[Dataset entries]
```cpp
__device__ __forceinline__ real wave_shr1(real v)
{
#if defined(DTRL_REAL_F32)
	return __int_as_float(__builtin_amdgcn_update_dpp(0, __float_as_int(v), 0x138, 0xf, 0xf, false));
#else
	const int lo = __builtin_amdgcn_update_dpp(0, __double2loint(v), 0x138, 0xf, 0xf, false);
	const int hi = __builtin_amdgcn_update_dpp(0, __double2hiint(v), 0x138, 0xf, 0xf, false);
	return __hiloint2double(hi, lo);
#endif
}
template <int r, int K>
__device__ __forceinline__ void pgs_rows_load(real (&a)[K], const WSFast& ws, int lane, bool mine, int R)
{
	if constexpr (r < K) {
		if (r < R) {
			const int mx = lane > r ? lane : r, mn = lane < r ? lane : r;
			a[r] = ws.Apk[mine ? mx * (mx + 1) / 2 + mn : 0];
			pgs_rows_load<r + 1, K>(a, ws, lane, mine, R);
		}
	}
}
template <int r, int K, int kEnd>
__device__ __forceinline__ void pgs_rows_sweep(const real (&a)[K], const WSFast& ws, real& w, real& lam, real rinv, bool tang, bool mine, unsigned long long actR, int lane, int R, real a_pref)
{
	if constexpr (r < kEnd) {
		if (r < R) {
			real a_sr;
			if constexpr (r < K) a_sr = a[r]; else a_sr = a_pref;
			real a_nx = 0.0;
			if constexpr (r + 1 >= K && r + 1 < kEnd) {
				constexpr int rn = r + 1;
				const int mx = lane > rn ? lane : rn, mn = lane < rn ? lane : rn;
				a_nx = ws.Apk[(mine && rn < R) ? mx * (mx + 1) / 2 + mn : 0];
			}
			if ((actR >> r) & 1ull) {
				const real lim = kMu * wave_shr1(lam);
				const real lo = tang ? -lim : 0.0, hi = tang ? lim : __builtin_huge_val();
				const real nl = fmin(fmax(fmadd(-w, rinv, lam), lo), hi);
				const real dl = bcast(nl - lam, r);
				if (lane == r) lam = nl;
				w = fmadd(a_sr, dl, w);
			}
			pgs_rows_sweep<r + 1, K, kEnd>(a, ws, w, lam, rinv, tang, mine, actR, lane, R, a_nx);
		}
	}
}
template <bool kFric, int r, int K, int kEnd>
__device__ __forceinline__ void pgs_rows_pass(const real (&a)[K], const WSFast& ws, real& w, real& lam, real rinv, real lo, real hi, bool mine, unsigned long long rows, int lane, int R, real a_pref)
{
	if constexpr (r < kEnd) {
		if (r < R) {
			real a_sr;
			if constexpr (r < K) a_sr = a[r]; else a_sr = a_pref;
			real a_nx = 0.0;
			if constexpr (r + 1 >= K && r + 1 < kEnd) {
				constexpr int rn = r + 1;
				const int mx = lane > rn ? lane : rn, mn = lane < rn ? lane : rn;
				a_nx = ws.Apk[(mine && rn < R) ? mx * (mx + 1) / 2 + mn : 0];
			}
			if ((rows >> r) & 1ull) {
				real nl = fmadd(-w, rinv, lam);
				if constexpr (kFric) nl = fmin(fmax(nl, lo), hi); else nl = fmax(nl, 0.0);
				const real dl = bcast(nl - lam, r);
				if (lane == r) lam = nl;
				w = fmadd(a_sr, dl, w);
			}
			pgs_rows_pass<kFric, r + 1, K, kEnd>(a, ws, w, lam, rinv, lo, hi, mine, rows, lane, R, a_nx);
		}
	}
}
template <int r, int K, int kEnd>
__device__ __forceinline__ void pgs_rows_warm(const real (&a)[K], const WSFast& ws, real& w, real lam, bool mine, unsigned long long nz, int lane, int R)
{
	if constexpr (r < kEnd) {
		if (r < R) {
			if ((nz >> r) & 1ull) {
				real a_sr;
				if constexpr (r < K) a_sr = a[r];
				else { const int mx = lane > r ? lane : r, mn = lane < r ? lane : r; a_sr = ws.Apk[mine ? mx * (mx + 1) / 2 + mn : 0]; }
				w = fmadd(a_sr, bcast(lam, r), w);
			}
			pgs_rows_warm<r + 1, K, kEnd>(a, ws, w, lam, mine, nz, lane, R);
		}
	}
}
__device__ __forceinline__ void warm_match_fast(WSFast& ws)
{
	const int lane = opaque_lane();
	const int R = ws.R, Rp = ws.st.ws_R;
	if (R == 0) { if (Rp != 0 && lane == 0) ws.st.ws_R = 0; return; }
	int id = kNoRowId;
	if (lane < R) id = ws.row_id[lane];
	real l0 = 0.0;
	if (ws.M.warm_start != 0 && Rp > 0) {
		int hit = -1;
		for (int p = 0; p < Rp; ++p) hit = (ws.st.ws_id[p] == id) ? p : hit;
		if (id < kFirstPairRowId && hit >= 0) l0 = kWarmFactor * ws.st.ws_lam[hit];
	}
	if (lane < R) { ws.st.ws_lam[lane] = l0; ws.st.ws_id[lane] = static_cast<uint16_t>(id); }
	if (lane == 0) ws.st.ws_R = R;
}
template <int kPgsRegRows, bool kTailInSweep>
__device__ __forceinline__ void pgs_solve_fast(WSFast& ws)
{
	const int lane = opaque_lane();
	const int R = ws.R;
	const bool mine = lane < R;
	real w = mine ? ws.wv[lane] : 0.0;
	real rinv = 0.0;
	if (mine) { const real ass = ws.Apk[lane * (lane + 3) / 2]; rinv = (ass >= 1e-12) ? 1.0 / ass : 0.0; }
	real lam = (mine && rinv != 0.0) ? ws.st.ws_lam[lane] : 0.0;
	const bool tang = mine && ws.row_kind[lane] == 2;
	const unsigned long long act = __ballot(rinv != 0.0);
	const bool warm = ws.M.warm_start != 0;
	const unsigned long long tmask = __ballot(tang);
	const unsigned long long nz_l0 = __ballot(lam != 0.0);
	const bool any_l0 = nz_l0 != 0ull;
	if (kTailInSweep || R <= kPgsRegRows) {
		real a[kPgsRegRows];
		pgs_rows_load<0, kPgsRegRows>(a, ws, lane, mine, R);
		const unsigned long long actR = act & ((R < 64) ? ((1ull << R) - 1ull) : ~0ull);
		constexpr int kEnd = kTailInSweep ? kMaxRows : kPgsRegRows;
		if (any_l0) pgs_rows_warm<0, kPgsRegRows, kEnd>(a, ws, w, lam, mine, nz_l0, lane, R);
		const unsigned long long pass0 = warm ? (actR & ~tmask) : actR, pass1 = actR & tmask;
		if (warm) {
			constexpr bool kPrefetch = kTailInSweep && kPgsRegRows < kMaxRows;
			const int end0 = (kPrefetch || pass0 == 0ull) ? R : 64 - __builtin_clzll(pass0);
#pragma unroll 1
			for (int it = 0; it < kPgsIters; ++it) {
				if (pass0 != 0ull) pgs_rows_pass<false, 0, kPgsRegRows, kEnd>(a, ws, w, lam, rinv, 0.0, 0.0, mine, pass0, lane, end0, 0.0);
				const real ln = wave_shr1(lam);
				const real lim = kMu * ln;
				const unsigned long long rows = pass1 & __ballot(tang && ln > kHoldEps);
				if (rows != 0ull) pgs_rows_pass<true, 0, kPgsRegRows, kEnd>(a, ws, w, lam, rinv, -lim, lim, mine, rows, lane, kPrefetch ? R : 64 - __builtin_clzll(rows), 0.0);
			}
		} else {
#pragma unroll 1
			for (int it = 0; it < kPgsIters; ++it) pgs_rows_sweep<0, kPgsRegRows, kEnd>(a, ws, w, lam, rinv, tang, mine, actR, lane, R, 0.0);
		}
		if (mine) ws.st.ws_lam[lane] = lam;
		env_sync();
		return;
	}
	const int tri = lane * (lane + 1) / 2;
	const real inf = __builtin_huge_val();
	if (any_l0) for (int r = 0; r < R; ++r) if ((nz_l0 >> r) & 1ull) { const int mx = lane > r ? lane : r, mn = lane < r ? lane : r; w = fmadd(ws.Apk[mine ? mx * (mx + 1) / 2 + mn : 0], bcast(lam, r), w); }
	real a_nx = mine ? ws.Apk[tri] : 0.0;
	const unsigned long long actR = act & ((R < 64) ? ((1ull << R) - 1ull) : ~0ull);
	if (warm) {
		const unsigned long long pass0 = actR & ~tmask, pass1 = actR & tmask;
		for (int it = 0; it < kPgsIters; ++it) {
			for (int r = 0; r < R; ++r) {
				const real a_sr = a_nx;
				const int rn = (r + 1 < R) ? r + 1 : 0;
				{ const int mx = lane > rn ? lane : rn, mn = lane < rn ? lane : rn; a_nx = ws.Apk[mine ? mx * (mx + 1) / 2 + mn : 0]; }
				if (!((pass0 >> r) & 1ull)) continue;
				const real nl = fmax(fmadd(-w, rinv, lam), 0.0);
				const real dl = bcast(nl - lam, r);
				if (lane == r) lam = nl;
				w = fmadd(a_sr, dl, w);
			}
			const real ln = wave_shr1(lam);
			const real lim = kMu * ln;
			const unsigned long long rows = pass1 & __ballot(tang && ln > kHoldEps);
			for (int r = 0; r < R; ++r) {
				const real a_sr = a_nx;
				const int rn = (r + 1 < R) ? r + 1 : 0;
				{ const int mx = lane > rn ? lane : rn, mn = lane < rn ? lane : rn; a_nx = ws.Apk[mine ? mx * (mx + 1) / 2 + mn : 0]; }
				if (!((rows >> r) & 1ull)) continue;
				const real nl = fmin(fmax(fmadd(-w, rinv, lam), -lim), lim);
				const real dl = bcast(nl - lam, r);
				if (lane == r) lam = nl;
				w = fmadd(a_sr, dl, w);
			}
		}
	} else {
		for (int it = 0; it < kPgsIters; ++it) {
			for (int r = 0; r < R; ++r) {
				const real a_sr = a_nx;
				const int rn = (r + 1 < R) ? r + 1 : 0;
				{ const int mx = lane > rn ? lane : rn, mn = lane < rn ? lane : rn; a_nx = ws.Apk[mine ? mx * (mx + 1) / 2 + mn : 0]; }
				if (!((act >> r) & 1ull)) continue;
				const real lim = kMu * wave_shr1(lam);
				const real lo = tang ? -lim : 0.0, hi = tang ? lim : inf;
				const real nl = fmin(fmax(fmadd(-w, rinv, lam), lo), hi);
				const real dl = bcast(nl - lam, r);
				if (lane == r) lam = nl;
				w = fmadd(a_sr, dl, w);
			}
		}
	}
	if (mine) ws.st.ws_lam[lane] = lam;
	env_sync();
}

template <class Topo>
struct FastPath {
	static constexpr int D = Topo::L + 2;
	static __device__ void substep(WSFast& ws, const DevModel& gm, const GroundRec& g, real h, bool kin_valid)
	{
		const int lane = static_cast<int>(threadIdx.x);
#if defined(DTRL_PROFILE)
		const unsigned long long prof_sub_t0 = __builtin_readcyclecounter();
#endif
		if (!kin_valid) { PROF_T0(); kin_dyn_terms(ws); PROF_ADD(ws, kProfFK); }
		const int rows_ready = kin_valid ? ws.n_pts_active : -1;
		if (rows_ready >= 0) {
			if (lane == 0) { ws.R = rows_ready; ws.n_pts_active = -1; }
			env_sync();
		} else {
			ContactPts cp;
			{ PROF_T0(); cp = eval_points<false>(ws, gm, g); PROF_ADD(ws, kProfDetect); }
			{ PROF_T0(); build_rows_fast(ws, gm, cp, h); PROF_ADD(ws, kProfRows); }
		}
		{ PROF_T0(); warm_match_fast(ws); PROF_ADD(ws, kProfRows); }
		real hrow[D];
		{ PROF_T0(); mass_row<D>(ws, hrow); PROF_ADD(ws, kProfMass); }
		real dinv;
		{ PROF_T0(); dinv = factorize_regs<Topo>(ws, hrow); PROF_ADD(ws, kProfFact); }
		const int R = ws.R;
		if (lane == 0) ws.cost += 8 + R;
		{
			PROF_T0();
			const bool hinge = lane >= 2 && lane < D;
			const real mypx = hinge ? ws.px[lane - 2] : 0.0, mypy = hinge ? ws.py[lane - 2] : 0.0;
			const uint32_t mysub = hinge ? ws.M.sub_mask[lane - 2] : 0u;
			real rhs0 = (lane < D) ? (ws.st.tau[lane] - ws.b[lane]) : 0.0;
			if (__builtin_expect(ws.st.pert_on != 0, 0)) { if (lane < D) rhs0 += perturb_gen_force(ws, lane); }
			auto rhs_of = [&](int r) -> real {
				if (r >= R) return rhs0;
				const int kind = ws.row_kind[r], link = ws.row_link[r];
				const real dx = ws.row_dx[r];
				if (kind == 0) return (lane == link + 2) ? dx : 0.0;
				const real dy = ws.row_dy[r], x = ws.row_x[r], y = ws.row_y[r];
				const int link2 = ws.row_link2[r];
				if (lane == 0) return link2 < 0 ? dx : 0.0;
				if (lane == 1) return link2 < 0 ? dy : 0.0;
				const int on = static_cast<int>((mysub >> link) & 1u) - (link2 < 0 ? 0 : static_cast<int>((mysub >> link2) & 1u));
				if (on == 0) return 0.0;
				const real jr = dx * (-(y - mypy)) + dy * (x - mypx);
				return on > 0 ? jr : -jr;
			};
			int r0 = 0;
			for (; r0 + 4 <= R + 1; r0 += 4) {
				real z[4] = {rhs_of(r0), rhs_of(r0 + 1), rhs_of(r0 + 2), rhs_of(r0 + 3)};
				usolve_regs_n<D, 4>(hrow, z);
#pragma unroll
				for (int j = 0; j < 4; ++j) if (lane < D) ws.Z[r0 + j][lane] = z[j];
			}
			if (r0 + 2 <= R + 1) {
				real z[2] = {rhs_of(r0), rhs_of(r0 + 1)};
				usolve_regs_n<D, 2>(hrow, z);
				if (lane < D) { ws.Z[r0][lane] = z[0]; ws.Z[r0 + 1][lane] = z[1]; }
				r0 += 2;
			}
			if (r0 <= R) {
				real z[1] = {rhs_of(r0)};
				usolve_regs_n<D, 1>(hrow, z);
				if (lane < D) ws.Z[r0][lane] = z[0];
			}
			if (lane < D) ws.dinv[lane] = dinv;
			env_sync();
			PROF_ADD(ws, kProfFsub);
		}
		if (R > 0) {
			{ PROF_T0(); build_delassus_fast<D>(ws, h, dinv); PROF_ADD(ws, kProfDelassus); }
			{ PROF_T0(); pgs_solve_fast<Topo::kPgsRegRows, Topo::kPgsTailInSweep>(ws); PROF_ADD(ws, kProfPgs); }
		}
		{
			PROF_T0();
			real u = 0;
			if (lane < D) {
				real s = h * ws.Z[R][lane];
				for (int r = 0; r < R; ++r) s = fmadd(ws.Z[r][lane], ws.st.ws_lam[r], s);
				u = s * dinv;
			}
			u = utsolve_regs<D>(hrow, u);
			if (lane < D) { const real v = clamp_turn_rate(ws.st.qd[lane] + u, lane, h); ws.st.qd[lane] = v; ws.st.q[lane] += h * v; }
			env_sync();
			PROF_ADD(ws, kProfFinish);
		}
#if defined(DTRL_PROFILE)
		if (threadIdx.x == 0) { ws.prof[kProfRowsSum] += R; ws.prof[kProfSubsteps] += 1; const int bk = R == 0 ? 0 : (R <= 6 ? 1 : (R <= 12 ? 2 : (R <= 18 ? 3 : 4))); ws.prof[kProfR0 + bk] += 1; ws.prof[kProfT0 + bk] += __builtin_readcyclecounter() - prof_sub_t0; }
#endif
	}
	static __device__ void pd_solve(WSFast& ws, real dt)
	{
		const int lane = static_cast<int>(threadIdx.x);
		real hrow[D];
		mass_row<D>(ws, hrow);
		const real add = (lane < D) ? dt * ws.kdm[lane] : 0.0;
#pragma unroll
		for (int k = 0; k < D; ++k) if (lane == k) hrow[k] += add;
		const real dinv = factorize_regs<Topo>(ws, hrow);
		real z = (lane < D) ? ws.u[lane] : 0.0;
		z = usolve_regs<D>(hrow, z);
		real u = z * dinv;
		u = utsolve_regs<D>(hrow, u);
		env_sync();
		if (lane < D) ws.u[lane] = u;
		if (lane == 0) ws.R = 0;
		env_sync();
	}
	static __device__ void contacts(WSFast& ws, const DevModel& gm, const GroundRec& g, real h)
	{
		const ContactPts cp = eval_points<true>(ws, gm, g);
		contact_bits_fast(ws, cp.f0, cp.f1, cp.f2);
		build_rows_fast(ws, gm, cp, h);
		if (threadIdx.x == 0) ws.n_pts_active = ws.R;
		env_sync();
	}
};

}
#endif
```

Baseline: 17.87 million.

## Solve contact-row triangular systems one row per lane instead of across lanes

The old path solved each contact row's right-hand side across lanes, one DOF per lane, using readlane broadcasts for every column, in batches of 4, 2 and 1 rows. When R is at least kFsubRowsMinR (default 1), the new path writes the RHS rows to LDS, then has each lane own one row and do a serial back-substitution. It loads only the topology-coupled entries of the packed factor from ws.Apk, software-prefetched one column ahead with sched barriers. This removes the broadcast chains and gains parallelism across rows, at the cost of more per-lane registers (acc[D] plus the packed factor), LDS traffic, and idle lanes when R is small. It also adds profiling sections bucketed by row count.

```diff
diff --git a/deepterrainrl_amd/csrc/dtrl_kernel.h b/deepterrainrl_amd/csrc/dtrl_kernel.h
--- a/deepterrainrl_amd/csrc/dtrl_kernel.h
+++ b/deepterrainrl_amd/csrc/dtrl_kernel.h
@@ -59,7 +59,7 @@
 inline void env_sync() {}
 #endif
 
-enum ProfSection { kProfFK, kProfMass, kProfBias, kProfFact, kProfDetect, kProfRows, kProfFsub, kProfDelassus, kProfPgs, kProfFinish, kProfCtrl, kProfAction, kProfFrameIO, kProfTotal, kProfRowsSum, kProfSubsteps, kProfP1, kProfP2, kProfP3, kProfP4, kProfR0, kProfR1_6, kProfR7_12, kProfR13_18, kProfR19_24, kProfT0, kProfT1_6, kProfT7_12, kProfT13_18, kProfT19_24, kProfNNConv, kProfNNFcTerr, kProfNNRest, kProfNNEvals, kProfC_Fsm, kProfC_Feedback, kProfC_PdSetup, kProfC_PdSolve, kProfC_Grav, kProfC_Tail, kProfMax };
+enum ProfSection { kProfFK, kProfMass, kProfBias, kProfFact, kProfDetect, kProfRows, kProfFsub, kProfDelassus, kProfPgs, kProfFinish, kProfCtrl, kProfAction, kProfFrameIO, kProfTotal, kProfRowsSum, kProfSubsteps, kProfP1, kProfP2, kProfP3, kProfP4, kProfR0, kProfR1_6, kProfR7_12, kProfR13_18, kProfR19_24, kProfT0, kProfT1_6, kProfT7_12, kProfT13_18, kProfT19_24, kProfNNConv, kProfNNFcTerr, kProfNNRest, kProfNNEvals, kProfC_Fsm, kProfC_Feedback, kProfC_PdSetup, kProfC_PdSolve, kProfC_Grav, kProfC_Tail, kProfFsubR0, kProfFsubR1_6, kProfFsubR7_12, kProfFsubR13_18, kProfFsubR19_24, kProfMax };
 
 struct HotModel {
 	int32_t L, D, char_type, n_pairs;
diff --git a/deepterrainrl_amd/csrc/dtrl_kernel_fast.h b/deepterrainrl_amd/csrc/dtrl_kernel_fast.h
--- a/deepterrainrl_amd/csrc/dtrl_kernel_fast.h
+++ b/deepterrainrl_amd/csrc/dtrl_kernel_fast.h
@@ -208,6 +208,44 @@
 		for (int j = 0; j < NR; ++j) zk[j] = bcast(z[j], k);
 		fnma_lanes_lt<k>(z, h[k], zk);
 	});
+}
+template <class Topo>
+constexpr int first_update_col(int i)
+{
+	for (int k = Topo::L + 1; k > i; --k) if (dof_coupled<Topo>(i, k)) return k;
+	return 0;
+}
+template <class Topo, int kAhead = 1>
+__device__ __forceinline__ void usolve_rows(WSFast& ws, int R)
+{
+	constexpr int D = Topo::L + 2;
+	const int lane = static_cast<int>(threadIdx.x);
+	if (lane > R) return;
+	real* z = ws.Z[lane];
+	const real* U = ws.Apk;
+	real acc[D], u[D * (D - 1) / 2];
+	auto fetch = [&](auto kc) {
+		constexpr int k = decltype(kc)::value;
+		static_for<0, k>([&](auto ic) {
+			constexpr int i = decltype(ic)::value;
+			if constexpr (dof_coupled<Topo>(i, k)) u[k * (k - 1) / 2 + i] = U[k * (k - 1) / 2 + i];
+			if constexpr (first_update_col<Topo>(i) == k) acc[i] = z[i];
+		});
+		if constexpr (first_update_col<Topo>(k) == 0) acc[k] = z[k];
+	};
+	static_for_down<D - kAhead, D>(fetch);
+	static_for_down<1, D>([&](auto kc) {
+		constexpr int k = decltype(kc)::value;
+		__builtin_amdgcn_sched_barrier(0);
+		if constexpr (k - kAhead >= 1) fetch(std::integral_constant<int, k - kAhead>{});
+		const real zk = acc[k];
+		if constexpr (first_update_col<Topo>(k) != 0) z[k] = zk;
+		static_for_down<0, k>([&](auto ic) {
+			constexpr int i = decltype(ic)::value;
+			if constexpr (dof_coupled<Topo>(i, k)) acc[i] = fmadd(-u[k * (k - 1) / 2 + i], zk, acc[i]);
+		});
+	});
+	z[0] = acc[0];
 }
 template <int D>
 __device__ __forceinline__ real utsolve_regs(const real (&h)[D], real u)
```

* **Problem details**
How many lines in these records hold the string "template"? Reply with the number alone.

* **Expected answer**
9